Professor Emeritus, Department of Philosophy, Pennsylvania State University
Dr. Alphonso Lingis is Professor Emeritus of Philosophy at Pennsylvania State University. He is an internationally renowned phenomenologist who has published innovative work on art, architecture, sculpture, animality, embodiment, and continental philosophy. He has translated works by Emmanuel Levinas and Maurice Merleau-Ponty. He has travelled to many of the world’s most impoverished and overlooked places as part of his ongoing attempt to articulate a theory of community not rooted in some privileged ideal of sameness. Some of his publications include Excesses: Eros and Culture, Dangerous Emotions, and, most recently, Violence and Splendor.
PhD candidate, Department of English, University of Pennsylvania
Riley McGuire, a former Mosaic student intern and a graduate of the Department of English, Film, and Theatre at the University of Manitoba, is currently a doctoral candidate in the Department of English at the University of Pennsylvania. He studies Victorian literature, queer theory, popular culture, and representations of voice and speech pathology. Riley is currently one of the co-ordinators of the Gender and Sexuality Studies Reading Group.
Adjunct Professor, Department of Philosophy, DePaul University
“Herzensschatzi Komm: Our Future Handedness and Collaborative Beeing”
Danielle Meijer is Adjunct Professor of Philosophy at DePaul University, director of Aleph World Fusion Dance in Chicago, and an accomplished traditional dancer. She specializes in the classical dances of South India, Java, and Bali; Turkish cabaret; and American tribal-style belly dance.

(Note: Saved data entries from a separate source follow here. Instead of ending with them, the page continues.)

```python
class UpsampleUnit:
    kind = "up"

    def __init__(self, src, dst, size_like=None, size_fn=None):
        self.src, self.dst, self.size_like, self.size_fn = src, dst, size_like, size_fn

    def params(self):
        return []

    def inputs(self):
        return [self.src]

    def fwd(self, f, ui):
        x = f.t[self.src]
        size = tuple(f.t[self.size_like].shape[1:3]) if self.size_like is not None else tuple(self.size_fn(f.in_hw))
        f.t[self.dst] = K.bilinear_fwd(x, size)
        f.aux[ui] = SimpleNamespace(in_hw=tuple(x.shape[1:3]))

    def bwd(self, b, ui, g):
        if b.requires.get(self.src, False):
            b.sole_consumer(self.src, "upsample")
# ... 364 lines not shown
        if self.need(ui, "beta"):
            self.emit(ui, "beta", dbeta if n is None else dbeta[:n])

    def grad_buffer(self, param):
        v = self.sink.view_for(param) if self.sink is not None else None
        return v if v is not None else torch.empty_like(param)

    def take(self, n):
        v = self.arena.take(n)
        return v if v is not None else torch.zeros((n,), dtype=torch.float32, device=self.dev)

    def contribute(self, slot, g, masked):
        self.left[slot] -= 1
        if slot in self.grads:
            raise NotImplementedError("engine: unfused gradient accumulation is not expected for these networks")
        if self.left[slot] == 0 and slot in self.plan.relu_slots and not masked:
            raise NotImplementedError("engine: last contribution to a post-ReLU slot must come from a masking kernel")
        self.grads[slot] = g

    def sole_consumer(self, slot, what):
        self.left[slot] -= 1
        if slot in self.grads:
            raise NotImplementedError(f"engine: {what} input with several consumers")

    def bn_bwd(self, ui, u, g, a, n=None):
        bn, want = u.bn, self.need(ui, "gamma") or self.need(ui, "beta")
        dz, dgamma, dbeta = K.bn_bwd(g, a.z, a.mean, a.rstd, bn.weight.detach(), want_param_grads=want, beta=bn.bias.detach(),
                                     act=ACT_SILU if u.act == ACT_SILU else ACT_NONE)
        self.emit_bn(ui, dgamma, dbeta, n)
        return dz

    def colsums(self, u, a, g, dz, partial):
        cached = self.gsum_cache.pop(u.dst, None) if not a.train else None
        if partial:
            gsum = cached if cached is not None else K.colsum_partial(dz)
        else:
            gsum = K.colsum_vector(cached) if cached is not None else K.colsum(dz)
        if not a.train and u.res is not None and self.grads.get(u.res) is g:
            self.gsum_cache[u.res] = gsum
        return gsum

    def defer_wgrad(self, ui, u, a, x, g, dz):
        gsum = None
        if not a.train:
            gsum = self.colsums(u, a, g, dz, partial=True)
        elif self.need(ui, "bias"):
# ... 73 lines not shown
        if st.bwd_packed and geom.stride != 1:
            if final or pending is not None:
                raise RuntimeError(f"{u.name}: compact strided data gradient out of order (it must be the first contribution)")
            return K.conv_dgrad_packed(geom, dz, st.w_chwk)
        if st.bwd_packed:
            if mask is not None and a.train:
                mbits, mask = K.positive_bits(mask), None
            if mask is not None:
                raise RuntimeError(f"{u.name}: packed data-gradient operand staged but the ReLU mask is not a bit tensor")
            if not final:
                return K.conv_dgrad_packed(geom, dz, st.w_chwk, add=pending, mask_bits=mbits)
            dx, self.gsum_cache[u.src] = K.conv_dgrad_packed(geom, dz, st.w_chwk, add=pending, mask_bits=mbits, want_colsum=True)
            return dx
        if isinstance(pending, K.CompactGrad):
            raise RuntimeError(f"{u.name}: a compact gradient reached a data gradient that cannot add it")
        if not final:
            return K.conv_dgrad(geom, dz, st.w_chwk, add=pending, mask=mask, grouped=u.grouped, mask_bits=mbits)
        cs = self.take(geom.C) if (geom.stride != 1 or u.grouped) else None
        dx, self.gsum_cache[u.src] = K.conv_dgrad(geom, dz, st.w_chwk, add=pending, mask=mask, colsum=cs, grouped=u.grouped,
                                                  defer_colsum=True, mask_bits=mbits)
        return dx


def backward(plan, state, grad_feeds, param_needs, requires, use_tr_read=True):
    b = _Backward(plan, state, grad_feeds, param_needs, requires, use_tr_read)
    for ui in reversed(range(len(plan.units))):
        u = plan.units[ui]
        g = b.grads.pop(u.dst, None)
        if g is not None:
            u.bwd(b, ui, g)
    for items in list(b.deferred.values()):
        b.flush(items)
    return {s: b.grads.get(s) for s in plan.inputs}, b.pgrads


class _PlanFunction(torch.autograd.Function):
    @staticmethod
    def forward(ctx, plan, cfg, n_inputs, *tensors):
        inputs, params = tensors[:n_inputs], tensors[n_inputs:]
        feeds = {s: x for s, x in zip(plan.inputs, inputs)}
        input_needs = {s: ctx.needs_input_grad[3 + i] for i, s in enumerate(plan.inputs)}
        param_needs = [ctx.needs_input_grad[3 + n_inputs + i] for i in range(len(params))]
        save = any(param_needs) or any(input_needs.values())
        requires, _ = compute_requires(plan, param_needs, input_needs)
        state = forward(plan, feeds, cfg.dtype, cfg.bn_train, save, requires, cfg.image_hw, getattr(cfg, "input_nchw", None))
        ctx.plan, ctx.cfg, ctx.n_inputs = plan, cfg, n_inputs
        ctx.param_needs, ctx.requires = param_needs, requires
        ctx.state = state if save else None
        outs = tuple(state.t[s] for s in plan.outputs)
        return outs

    @staticmethod
    def backward(ctx, *gouts):
        plan = ctx.plan
        grad_feeds = {}
        for s, g in zip(plan.outputs, gouts):
            if g is not None:
                grad_feeds[s] = g.contiguous()
        in_grads, pgrads = backward(plan, ctx.state, grad_feeds, ctx.param_needs, ctx.requires, ctx.cfg.use_tr_read)
        ctx.state = None
        return (None, None, None) + tuple(in_grads[s] for s in plan.inputs) + tuple(pgrads)


def run_plan(plan, inputs, dtype, bn_train, use_tr_read=True, image_hw=None, input_nchw=None):
    cfg = SimpleNamespace(dtype=dtype, bn_train=bn_train, use_tr_read=use_tr_read, image_hw=image_hw, input_nchw=None)
    if input_nchw is not None:
        if len(plan.inputs) != 1 or input_nchw.requires_grad or input_nchw.dtype != torch.float32 or input_nchw.dim() != 4 or input_nchw.shape[1] != 3:
            raise ValueError("run_plan: input_nchw is a single fp32 [N,3,H,W] image without gradient")
        cfg.input_nchw = input_nchw.contiguous()
        N, _, H, W = input_nchw.shape
        inputs = [torch.empty((N, H, W, K.pad_channels(3)), dtype=dtype, device=input_nchw.device)]
    return _PlanFunction.apply(plan, cfg, len(inputs), *inputs, *plan.param_tensors())
```

### cellsegmentation_amd/functional.py

```python
import torch

from . import kernels as K


class _ToNHWC(torch.autograd.Function):
    @staticmethod
    def forward(ctx, x, dtype, Cp):
        ctx.C = x.shape[1]
        return K.to_nhwc(x.contiguous(), dtype, Cp)

    @staticmethod
    def backward(ctx, g):
        return K.to_nchw(g.contiguous(), ctx.C), None, None


def to_nhwc(x, dtype, Cp=None):
    return _ToNHWC.apply(x, dtype, Cp or K.pad_channels(x.shape[1]))


class _ToNCHW(torch.autograd.Function):
    @staticmethod
    def forward(ctx, y, C):
        ctx.dtype, ctx.Cp = y.dtype, y.shape[-1]
        return K.to_nchw(y, C)

    @staticmethod
    def backward(ctx, g):
        return K.to_nhwc(g.contiguous(), ctx.dtype, ctx.Cp), None


def to_nchw(y, C):
    return _ToNCHW.apply(y, C)


class _GapAvgMax(torch.autograd.Function):

    @staticmethod
    def forward(ctx, x, C, relu_input):
        feat, am = K.gap_fwd(x)
        ctx.save_for_backward(x, am)
        ctx.C, ctx.relu_input = C, relu_input
        return feat[:, :C] if C != feat.shape[1] else feat

    @staticmethod
    def backward(ctx, g):
        x, am = ctx.saved_tensors
        Cp = x.shape[-1]
        if g.shape[1] != Cp:
            gp = torch.zeros((g.shape[0], Cp), dtype=g.dtype, device=g.device)
            gp[:, : g.shape[1]] = g
            g = gp
        return K.gap_bwd(g.contiguous(), am, x, ctx.relu_input), None, None


def gap_avgmax(x_nhwc, C, relu_input=True):
    return _GapAvgMax.apply(x_nhwc, C, relu_input)


class _Linear(torch.autograd.Function):
    @staticmethod
    def forward(ctx, x, w, b, act):
        x = x.contiguous()
        y = K.linear_fwd(x, w.detach().contiguous(), b.detach().contiguous() if b is not None else None, act)
        ctx.save_for_backward(x, w, y)
        ctx.act, ctx.has_b = act, b is not None
        return y

    @staticmethod
    def backward(ctx, g):
        x, w, y = ctx.saved_tensors
        need_dx, need_dw = ctx.needs_input_grad[0], ctx.needs_input_grad[1]
        need_db = ctx.has_b and ctx.needs_input_grad[2]
        dx, dw, db = K.linear_bwd(x, w.detach().contiguous(), g.contiguous(), y, ctx.act, need_dx, need_dw or need_db, need_db)
        return dx, (dw if need_dw else None), (db if need_db else None), None

# ... 135 lines not shown
```

### cellsegmentation_amd/kernels.py

```python
import ctypes

import torch

from . import _lib
from ._lib import (CS_ACT_NONE, CS_ACT_RELU, CS_ACT_SIGMOID, CS_ACT_SILU, CS_BF16, CS_BN_BWD_FROZEN, CS_BN_BWD_OWN_RELU, CS_F32,
                   CsConvGeom)


def _code(dtype):
    if dtype == torch.float32:
        return CS_F32
    if dtype == torch.bfloat16:
        return CS_BF16
    raise TypeError(f"unsupported activation dtype {dtype}; use torch.float32 or torch.bfloat16")


def _f32(*tensors):
    for t in tensors:
        if t.dtype != torch.float32:
            raise TypeError(f"this kernel reads torch.float32 only, got {t.dtype}; cast on the way in (functional.py does)")


def chunk(dtype):
    return 4 if dtype == torch.float32 else 8
# ... 744 lines not shown
def se_scale_bwd_dx(dy, s, davg):
    N, H, W, C = dy.shape
    dx = torch.empty_like(dy)
    _lib.check(_lib.load().cs_se_scale_bwd_dx(_p(dy), _code(dy.dtype), _p(s), _p(davg), _p(dx), N, H * W, C, _stream()), "se_scale_bwd_dx")
    return dx


def rowscale_add(a, row_scale, b):
    N = a.shape[0]
    y = torch.empty_like(a)
    _lib.check(_lib.load().cs_rowscale_add(_p(a), _code(a.dtype), _p(row_scale), _p(b), _p(y), N, a.numel() // N, _stream()), "rowscale_add")
    return y


def maxpool_fwd(x, want_argmax=True):
    N, H, W, C = x.shape
    P, Q = (H - 1) // 2 + 1, (W - 1) // 2 + 1
    y = torch.empty((N, P, Q, C), dtype=x.dtype, device=x.device)
    am = torch.empty((N, P, Q, C), dtype=torch.uint8, device=x.device) if want_argmax else None
    _lib.check(_lib.load().cs_maxpool3x3s2_fwd(_p(x), _code(x.dtype), _p(y), _p(am), N, H, W, C, P, Q, _stream()), "maxpool_fwd")
    return y, am


def maxpool_bwd(dy, argmax, y_mask, in_hw):
    N, P, Q, C = dy.shape
    H, W = in_hw
    dx = torch.empty((N, H, W, C), dtype=dy.dtype, device=dy.device)
    _lib.check(_lib.load().cs_maxpool3x3s2_bwd(_p(dy), _p(argmax), _p(y_mask), _code(dy.dtype), _p(dx), N, H, W, C, P, Q,
                                               _stream()), "maxpool_bwd")
    return dx


def gap_fwd(x, with_max=True):
    N, H, W, C = x.shape
    if not with_max:
        return sample_sum(x, None, 1.0 / (H * W)), None
    feat = torch.empty((N, C), dtype=torch.float32, device=x.device)
    am = torch.empty((N, C), dtype=torch.int32, device=x.device) if with_max else None
    _lib.check(_lib.load().cs_gap_avgmax_fwd(_p(x), _code(x.dtype), _p(feat), _p(am), N, H * W, C, 1 if with_max else 0, _stream()),
               "gap_fwd")
    return feat, am


def gap_bwd(dfeat, argmax, x, relu_mask, with_max=True):
    N, H, W, C = x.shape
    dx = torch.empty_like(x)
    _lib.check(_lib.load().cs_gap_avgmax_bwd(_p(dfeat), _p(argmax), _p(x), _code(x.dtype), _p(dx), N, H * W, C,
                                             1 if relu_mask else 0, 1 if with_max else 0, _stream()), "gap_bwd")
    return dx


_LOSS_WORDS = 16
def linear_fwd(x, w, b, act=CS_ACT_NONE, want_preact=False):
    M, K = x.shape
    N = w.shape[0]
    y = torch.empty((M, N), dtype=torch.float32, device=x.device)
    pre = torch.empty_like(y) if want_preact else None
    _lib.check(_lib.load().cs_linear_fwd(_p(x), _p(w), _p(b), _p(y), _p(pre), M, N, K, act, _stream()), "linear_fwd")
    return (y, pre) if want_preact else y


def linear_bwd(x, w, dy, y=None, act=CS_ACT_NONE, need_dx=True, need_dw=True, need_db=True):
    M, K = x.shape
    N = w.shape[0]
    dx = torch.empty((M, K), dtype=torch.float32, device=x.device) if need_dx else None
    dw = torch.empty((N, K), dtype=torch.float32, device=x.device) if (need_dw or need_db) else None
    db = torch.empty((N,), dtype=torch.float32, device=x.device) if need_db else None
    lib = _lib.load()
    nws = lib.cs_linear_bwd_workspace(M, N, K) if dw is not None else 0
    ws = torch.empty((nws // 4,), dtype=torch.float32, device=x.device) if nws else None
    _lib.check(lib.cs_linear_bwd(_p(x), _p(w), _p(dy), _p(y), act, _p(dx), _p(dw), _p(db), M, N, K, 0, _p(ws), _stream()),
               "linear_bwd")
# ... 1062 lines not shown
```

### include/cellseg_hip.h

```cpp
#ifndef CELLSEG_HIP_H_
#define CELLSEG_HIP_H_

#include <stdint.h>
#include <stddef.h>

#ifdef __cplusplus
extern "C" {
#endif

enum { CS_F32 = 0, CS_BF16 = 1 };
enum { CS_OK = 0, CS_ERR_INVALID_ARG = -1, CS_ERR_LAUNCH = -2, CS_ERR_UNSUPPORTED = -3 };
enum { CS_ACT_NONE = 0, CS_ACT_RELU = 1, CS_ACT_SILU = 2, CS_ACT_SIGMOID = 3 };

int cs_abi_version(void);
const char* cs_last_error(void);
const char* cs_last_conv_variant(void);

typedef struct CsConvGeom {
    int32_t N, H, W, C;
    int32_t K;
    int32_t R, S;
    int32_t stride, pad;
    int32_t P, Q;
    int32_t groups;
// ... 83 lines not shown
int cs_adam_step_dev(const CsAdamTensor* tensors_dev, const void* const* grads_host, int t0, int n_tensors, const int* chunks_dev,
                     int n_chunks, float* const* steps_dev, float* coef_dev, const double* lr_dev, double lr, double beta1, double beta2,
                     double eps, double weight_decay, void* stream);
typedef struct CsSgdTensor { float* p; float* buf; long long n; } CsSgdTensor;
int cs_sgd_step(const CsSgdTensor* tensors_dev, const void* const* grads_host, int t0, int n_tensors, const int* chunks_dev, int n_chunks,
                double lr, double momentum, double dampening, double weight_decay, int nesterov, int first, void* stream);
int cs_sgd_step_dev(const CsSgdTensor* tensors_dev, const void* const* grads_host, int t0, int n_tensors, const int* chunks_dev, int n_chunks,
                    const double* hyper_dev, double dampening, double weight_decay, int nesterov, int first, void* stream);

size_t cs_sample_sum_workspace(int N, int HW, int C);
int cs_sample_sum(const void* a, const void* b, int dtype, float scale, float* out, float* workspace, int N, int HW, int C,
                  void* stream);
int cs_positive_bits(const void* x, int dtype, long long n_pixels, int C, uint8_t* bits, void* stream);
int cs_colsum_partial(const void* g, int dtype, long long M, int C, float* partial, void* stream);

int cs_maxpool3x3s2_fwd(const void* x, int dtype, void* y, uint8_t* argmax, int N, int H, int W, int C, int P, int Q,
                        void* stream);
int cs_maxpool3x3s2_bwd(const void* dy, const uint8_t* argmax, const void* y_mask, int dtype, void* dx, int N, int H,
                        int W, int C, int P, int Q, void* stream);
int cs_gap_avgmax_fwd(const void* x, int dtype, float* feat, int32_t* argmax, int N, int HW, int C, int with_max,
                      void* stream);
int cs_gap_avgmax_bwd(const float* dfeat, const int32_t* argmax, const void* x, int dtype, void* dx, int N, int HW,
                      int C, int relu_mask, int with_max, void* stream);

int cs_bilinear_ac_fwd(const void* x, int dtype, void* y, int N, int H, int W, int C, int P, int Q, void* stream);
int cs_bilinear_ac_bwd(const void* dy, const void* mask, int dtype, void* dx, int N, int H, int W, int C, int P, int Q,
                       void* stream);
int cs_concat_channels(const void* a, const void* b, int dtype, void* out, long long M, int Ca, int Cb, void* stream);
int cs_split_channels(const void* whole, int dtype, void* a, void* b, long long M, int Ca, int Cb, void* stream);
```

Professor Emeritus, School of Architecture and Landscape Architecture, University of British Columbia; Patkau Architects, Vancouver
Fellow of the Royal Architectural Institute of Canada, Honorary Fellow of the American Institute of Architects and the Royal Institute of British Architects, and member of the Royal Canadian Academy of Art, Patricia Patkau began her award-winning career in Winnipeg, graduating with a Bachelor of Interior Design in 1974 from the University of Manitoba (where she also met her husband and business partner, John Patkau) before completing her Master of Architecture in 1978 at Yale University and opening Patkau Architects in Edmonton, Alberta that same year. In 2004 she was named a Member of the Order of Canada. She has lectured extensively across Canada, the United States, and Europe and is Professor Emeritus at the School of Architecture and Landscape Architecture at the University of British Columbia. Since Patkau Architects moved to Vancouver in 1984, she has won 13 Governor General’s Medals in Architecture, including one for Winnipeg’s Millennium Library and one for the University of Manitoba’s ARTlab, collaborating with Winnipeg’s LM Architects on both projects. Patkau’s buildings engage architecture as a critical cultural activity necessarily responsive to ecological concerns and sustainability.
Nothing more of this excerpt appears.